Records provided Start Marker
# Mehooz/vision4leg

Measured on AMD Instinct MI355X. Metric: PPO env-steps/s (encoder+update, sim excluded), higher is better.
Workload: dtype f16; 1 GPU; ppo_locotransformer thin-goal: LocoTransformer S=93 A=6, E=32 envs x T=512, B=1024, 3 opt epochs; net=loco, envs_per_gpu=32, horizon=512, minibatch=1024, opt_epochs=3, parallelism=dp1, includes_rollout_inference=True, logp_old=recorded at action time (target_pf forward skipped; SURVEY 8d declared saving)

## Files before the change

vision4leg_amd/csrc/bwd.h:

```cpp
#pragma once
#include "infer.h"

namespace v4l {

struct BwdLayer {
  const void *w2t, *w1t, *wot, *wint;
  const float *g1, *g2;
  const float* dy;
  const float *s_qkv, *s_P, *s_xh1, *s_rs1, *s_xh2, *s_rs2;
  const void* s_f;
  void *o_dz2, *o_df, *o_dz1, *o_dqkv;
  float* o_dx;
  float *gp2, *bp2, *gp1, *bp1;
};

struct BwdLayerStack { BwdLayer l[2]; };

struct BwdHead {
  const void *w2t, *w1t, *w0t;
  const float* dout;
  const float *s_h1, *s_h0;
  float *o_dh1, *o_dh0;
};
struct BwdTail {
// ... 416 lines not shown
      f32x4 ap[2][2];
#pragma unroll
      for (int m = 0; m < 2; ++m)
#pragma unroll
        for (int nn = 0; nn < 2; ++nn) ap[m][nn] = f32x4{0.f, 0.f, 0.f, 0.f};
#pragma unroll
      for (int ks = 0; ks < 2; ++ks) {
        frag_t fa[2], fb[2];
#pragma unroll
        for (int m = 0; m < 2; ++m) {
          fa[m] = *reinterpret_cast<const frag_t*>(dC + (m * 16 + fr) * LY::LDA + ks * 32 + fg);
          fb[m] = *reinterpret_cast<const frag_t*>(Vv + (m * 16 + fr) * LY::LDA + ks * 32 + fg);
        }
#pragma unroll
        for (int m = 0; m < 2; ++m)
#pragma unroll
          for (int nn = 0; nn < 2; ++nn) mma_k32(ap[m][nn], fb[nn], fa[m]);
      }
#pragma unroll
      for (int m = 0; m < 2; ++m) {
        const int i = m * 16 + fr;
        float rd = 0.f;
#pragma unroll
        for (int nn = 0; nn < 2; ++nn)
#pragma unroll
          for (int r = 0; r < 4; ++r) {
            const bool ok = i < NTOK && nn * 16 + qr + r < NTOK;
            rd = fmaf(pp[m][nn][r], ok ? ap[m][nn][r] : 0.f, rd);
          }
        rd += __shfl_xor(rd, 16, 64);
        rd += __shfl_xor(rd, 32, 64);
#pragma unroll
        for (int nn = 0; nn < 2; ++nn) {
          float d[4];
#pragma unroll
          for (int r = 0; r < 4; ++r) {
            const bool ok = i < NTOK && nn * 16 + qr + r < NTOK;
            d[r] = ok ? pp[m][nn][r] * (ap[m][nn][r] - rd) : 0.f;
          }
          const int j0 = nn * 16 + qr;
          st4(dS + i * LY::LDK + j0, d[0], d[1], d[2], d[3]);
#pragma unroll
          for (int r = 0; r < 4; ++r) {
            dSt[(j0 + r) * LY::LDK + i] = (T)d[r];
            Pt[(j0 + r) * LY::LDK + i] = (T)pp[m][nn][r];
          }
        }
      }
      T* R = reinterpret_cast<T*>(aw);
      if (lane < LY::LDR * 2 / 16) *reinterpret_cast<uint4*>(R + NTOK * LY::LDR + lane * 8) = uint4{0u, 0u, 0u, 0u};
      T* og = reinterpret_cast<T*>(w.o_dqkv) + (row0 + wave * NTOK) * 192;
      auto product = [&](const T* A, const T* B, float scale, int coff) {
        f32x4 acc[2][4];
        frag_t fa[2], fb[4];
#pragma unroll
        for (int m = 0; m < 2; ++m) fa[m] = *reinterpret_cast<const frag_t*>(A + (m * 16 + fr) * LY::LDK + fg);
#pragma unroll
        for (int nn = 0; nn < 4; ++nn) fb[nn] = *reinterpret_cast<const frag_t*>(B + (nn * 16 + fr) * LY::LDK + fg);
#pragma unroll
        for (int m = 0; m < 2; ++m)
#pragma unroll
          for (int nn = 0; nn < 4; ++nn) {
            acc[m][nn] = f32x4{0.f, 0.f, 0.f, 0.f};
            mma_k32(acc[m][nn], fb[nn], fa[m]);
          }
#pragma unroll
        for (int m = 0; m < 2; ++m) {
          const int x = m * 16 + fr;
          if (x < NTOK) {
#pragma unroll
            for (int nn = 0; nn < 4; ++nn) {
              const float v0 = acc[m][nn][0] * scale, v1 = acc[m][nn][1] * scale, v2 = acc[m][nn][2] * scale, v3 = acc[m][nn][3] * scale;
              st4(R + x * LY::LDR + coff + nn * 16 + qr, v0, v1, v2, v3);
              st4(og + x * 192 + coff + nn * 16 + qr, v0, v1, v2, v3);
            }
          }
        }
      };
      product(dS, Kt, 0.125f, 0);
      product(dSt, Qt, 0.125f, TD);
      product(Pt, dCt, 1.f, 2 * TD);
    }
  } else {
    const bool act = wave < ns;
    float* qs = big + wave * NTOK * LY::LDQ;
    float* p = sp + wave * NTOK * ATT_PLD;
    float* ds = sp + (SPW + wave) * NTOK * ATT_PLD;
    const float* dc = a + wave * NTOK * LY::LDX;
    if (act) {
      if (lane < 54) {
        const int a2 = lane / 6, b3 = lane - a2 * 6;
        const int i0 = 2 * a2, i1 = min(i0 + 1, NTOK - 1), j0 = 3 * b3, j1 = min(j0 + 1, NTOK - 1), j2 = min(j0 + 2, NTOK - 1);
        const float *da = dc + i0 * LY::LDX, *db = dc + i1 * LY::LDX;
        const float *va = qs + j0 * LY::LDQ + 2 * TD, *vb = qs + j1 * LY::LDQ + 2 * TD, *vc = qs + j2 * LY::LDQ + 2 * TD;
        float s00 = 0.f, s01 = 0.f, s02 = 0.f, s10 = 0.f, s11 = 0.f, s12 = 0.f;
#pragma unroll 4
        for (int d = 0; d < TD; d += 4) {
          const float4 x0 = *reinterpret_cast<const float4*>(da + d), x1 = *reinterpret_cast<const float4*>(db + d);
          const float4 y0 = *reinterpret_cast<const float4*>(va + d), y1 = *reinterpret_cast<const float4*>(vb + d);
          const float4 y2 = *reinterpret_cast<const float4*>(vc + d);
          s00 = fmaf(x0.x, y0.x, s00); s00 = fmaf(x0.y, y0.y, s00); s00 = fmaf(x0.z, y0.z, s00); s00 = fmaf(x0.w, y0.w, s00);
          s01 = fmaf(x0.x, y1.x, s01); s01 = fmaf(x0.y, y1.y, s01); s01 = fmaf(x0.z, y1.z, s01); s01 = fmaf(x0.w, y1.w, s01);
          s02 = fmaf(x0.x, y2.x, s02); s02 = fmaf(x0.y, y2.y, s02); s02 = fmaf(x0.z, y2.z, s02); s02 = fmaf(x0.w, y2.w, s02);
          s10 = fmaf(x1.x, y0.x, s10); s10 = fmaf(x1.y, y0.y, s10); s10 = fmaf(x1.z, y0.z, s10); s10 = fmaf(x1.w, y0.w, s10);
          s11 = fmaf(x1.x, y1.x, s11); s11 = fmaf(x1.y, y1.y, s11); s11 = fmaf(x1.z, y1.z, s11); s11 = fmaf(x1.w, y1.w, s11);
          s12 = fmaf(x1.x, y2.x, s12); s12 = fmaf(x1.y, y2.y, s12); s12 = fmaf(x1.z, y2.z, s12); s12 = fmaf(x1.w, y2.w, s12);
        }
        float* r0 = ds + i0 * ATT_PLD;
        float* r1 = ds + i1 * ATT_PLD;
        r0[j0] = s00;
        if (j0 + 1 < NTOK) r0[j0 + 1] = s01;
        if (j0 + 2 < NTOK) r0[j0 + 2] = s02;
        if (i0 + 1 < NTOK) {
          r1[j0] = s10;
          if (j0 + 1 < NTOK) r1[j0 + 1] = s11;
          if (j0 + 2 < NTOK) r1[j0 + 2] = s12;
        }
      }
      if (lane < 3 * NTOK) {
        const int i = lane / 3, j = NTOK + lane - i * 3;
        p[i * ATT_PLD + j] = 0.f;
        ds[i * ATT_PLD + j] = 0.f;
      }
    }
    __syncthreads();
    if (act && lane < NTOK) {
      float rd = 0.f;
#pragma unroll
      for (int j = 0; j < NTOK; ++j) rd = fmaf(p[lane * ATT_PLD + j], ds[lane * ATT_PLD + j], rd);
#pragma unroll
      for (int j = 0; j < NTOK; ++j) {
        const float pj = p[lane * ATT_PLD + j];
        ds[lane * ATT_PLD + j] = rt<T>(pj * (ds[lane * ATT_PLD + j] - rd));
        p[lane * ATT_PLD + j] = rt<T>(pj);
      }
    }
    __syncthreads();
    if (act) {
      float dcr[NTOK], kr[NTOK], qq[NTOK], dq[NTOK], dk[NTOK], dv[NTOK];
#pragma unroll
      for (int i = 0; i < NTOK; ++i) {
        dcr[i] = dc[i * LY::LDX + lane];
        qq[i] = qs[i * LY::LDQ + lane];
        kr[i] = qs[i * LY::LDQ + TD + lane];
        dq[i] = dk[i] = dv[i] = 0.f;
      }
#pragma unroll
      for (int i = 0; i < NTOK; ++i) {
        float pi[ATT_PLD], si[ATT_PLD];
#pragma unroll
        for (int j4 = 0; j4 < ATT_PLD; j4 += 4) {
          const float4 pv = *reinterpret_cast<const float4*>(p + i * ATT_PLD + j4);
          const float4 sv = *reinterpret_cast<const float4*>(ds + i * ATT_PLD + j4);
          pi[j4] = pv.x; pi[j4 + 1] = pv.y; pi[j4 + 2] = pv.z; pi[j4 + 3] = pv.w;
          si[j4] = sv.x; si[j4 + 1] = sv.y; si[j4 + 2] = sv.z; si[j4 + 3] = sv.w;
        }
#pragma unroll
        for (int j = 0; j < NTOK; ++j) {
          dv[j] = fmaf(pi[j], dcr[i], dv[j]);
          dq[i] = fmaf(si[j], kr[j], dq[i]);
          dk[j] = fmaf(si[j], qq[i], dk[j]);
        }
      }
      T* og = reinterpret_cast<T*>(w.o_dqkv) + (row0 + wave * NTOK) * 192;
#pragma unroll
      for (int i = 0; i < NTOK; ++i) {
        const float q8 = dq[i] * 0.125f, k8 = dk[i] * 0.125f;
        qs[i * LY::LDQ + lane] = q8;
        qs[i * LY::LDQ + TD + lane] = k8;
        qs[i * LY::LDQ + 2 * TD + lane] = dv[i];
        og[i * 192 + lane] = (T)q8;
        og[i * 192 + TD + lane] = (T)k8;
        og[i * 192 + 2 * TD + lane] = (T)dv[i];
      }
    }
  }
  __syncthreads();
  LAY_STAMP(7);
  {
    f32x4 acc[MT][1];
    zero_acc(acc);
    if constexpr (LY::MFMA_ATT) {
      typedef typename Frag<T>::type frag_t;
      const int fg = (lane >> 4) * 8;
      const T* rp[MT];
#pragma unroll
      for (int mt = 0; mt < MT; ++mt) {
        const int row = mt * 16 + fr, sm = row / NTOK, t = row - sm * NTOK;
        rp[mt] = row < nrows ? reinterpret_cast<const T*>(att + (size_t)sm * LY::att_w) + t * LY::LDR
                             : reinterpret_cast<const T*>(att) + NTOK * LY::LDR;
      }
#pragma unroll
      for (int ks = 0; ks < 6; ++ks)
#pragma unroll
        for (int mt = 0; mt < MT; ++mt)
          mma_k32(acc[mt][0], ring_dxin.fb[ks][0], *reinterpret_cast<const frag_t*>(rp[mt] + ks * 32 + fg));
    } else {
      block_gemm<T, MT, 1, 6>(acc, big, LY::LDQ, (const T*)w.wint, 192, nt1, lane, ring_dxin);
    }
    const int n4 = wave * 16 + qr;
#pragma unroll
    for (int mt = 0; mt < MT; ++mt) {
      const int row = mt * 16 + fr;
      const float4 r = *reinterpret_cast<const float4*>(b + row * LY::LDX + n4);
      acc[mt][0][0] += r.x; acc[mt][0][1] += r.y; acc[mt][0][2] += r.z; acc[mt][0][3] += r.w;
      if (row < nrows) st4(w.o_dx + (row0 + row) * TD + n4, acc[mt][0][0], acc[mt][0][1], acc[mt][0][2], acc[mt][0][3]);
      if (TAIL && last) st4(at + row * LY::LDX + n4, acc[mt][0][0], acc[mt][0][1], acc[mt][0][2], acc[mt][0][3]);
    }
    if (!last) {
      if constexpr (LY::MFMA_ATT) __syncthreads();
#pragma unroll
      for (int mt = 0; mt < MT; ++mt)
        st4(a + (mt * 16 + fr) * LY::LDX + n4, acc[mt][0][0], acc[mt][0][1], acc[mt][0][2], acc[mt][0][3]);
    }
  }
  pre2 = pre2_next;
  LAY_STAMP(8);
  }
  if constexpr (TAIL) {
    __syncthreads();
    {
      f32x4 acc[MT][1];
      zero_acc(acc);
      block_gemm<T, MT, 1, 2>(acc, at, LY::LDX, (const T*)tl.wupt, 64, nt1, lane, ring_up);
      const int n4 = wave * 16 + qr;
#pragma unroll
      for (int mt = 0; mt < MT; ++mt) {
        const int row = mt * 16 + fr;
        const int sm = row / NTOK, t = row - sm * NTOK;
        const bool ok = row < nrows && t > 0;
        const int64_t o = ok ? ((int64_t)(s0 + sm) * 16 + (t - 1)) * TD + n4 : 0;
        const float4 m = tm_c3[mt];
        if (ok)
          st4(tl.o_dc3 + o, m.x > 0.f ? acc[mt][0][0] : 0.f, m.y > 0.f ? acc[mt][0][1] : 0.f, m.z > 0.f ? acc[mt][0][2] : 0.f,
              m.w > 0.f ? acc[mt][0][3] : 0.f);
      }
    }
    float* dt = big;
    T* dh = reinterpret_cast<T*>(big + 16 * LY::LDX);
    GemmRing<T, 4, 8> ring_f2 = gemm_prefetch<T, 4, 8>((const T*)tl.wf2t, 256, nt4, lane);
    __syncthreads();
#pragma unroll
    for (int k = 0; k < 4; ++k) {
      const int idx = tid + k * 256, r = idx >> 6, c = idx & 63;
      dt[r * LY::LDX + c] = r < ns && tm_x0[k] > 0.f ? at[(r * NTOK) * LY::LDX + c] : 0.f;
    }
    __syncthreads();
    f32x4 acc[1][4];
    auto masked = [&](const float4 (&m)[4], T* dst, float* save) {
      const bool ok = fr < ns;
#pragma unroll
      for (int j = 0; j < 4; ++j) {
        const int n4 = nt4[j] * 16 + qr;
        const float d0 = m[j].x > 0.f ? acc[0][j][0] : 0.f, d1 = m[j].y > 0.f ? acc[0][j][1] : 0.f;
        const float d2 = m[j].z > 0.f ? acc[0][j][2] : 0.f, d3 = m[j].w > 0.f ? acc[0][j][3] : 0.f;
        if (dst != nullptr) st4(dst + fr * LY::LDF + n4, d0, d1, d2, d3);
        if (ok) st4(save + (int64_t)(s0 + fr) * 256 + n4, d0, d1, d2, d3);
      }
    };
    zero_acc(acc);
    block_gemm<T, 1, 4, 2>(acc, dt, LY::LDX, (const T*)tl.wpt, 64, nt4, lane, ring_pr);
    masked(tm_e1, dh, tl.o_dhc);
    __syncthreads();
    zero_acc(acc);
    block_gemm<T, 1, 4, 8>(acc, dh, LY::LDF, (const T*)tl.wf2t, 256, nt4, lane, ring_f2);
    masked(tm_e0, (T*)nullptr, tl.o_de0);
  }
  LAY_STAMP(9);
}
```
Records provided End Marker
Task brief: Retype every line up to and including the one that contains "Measured on AMD", beginning at the first line of the records, with no edits.

Response:
# Mehooz/vision4leg

Measured on AMD Instinct MI355X. Metric: PPO env-steps/s (encoder+update, sim excluded), higher is better.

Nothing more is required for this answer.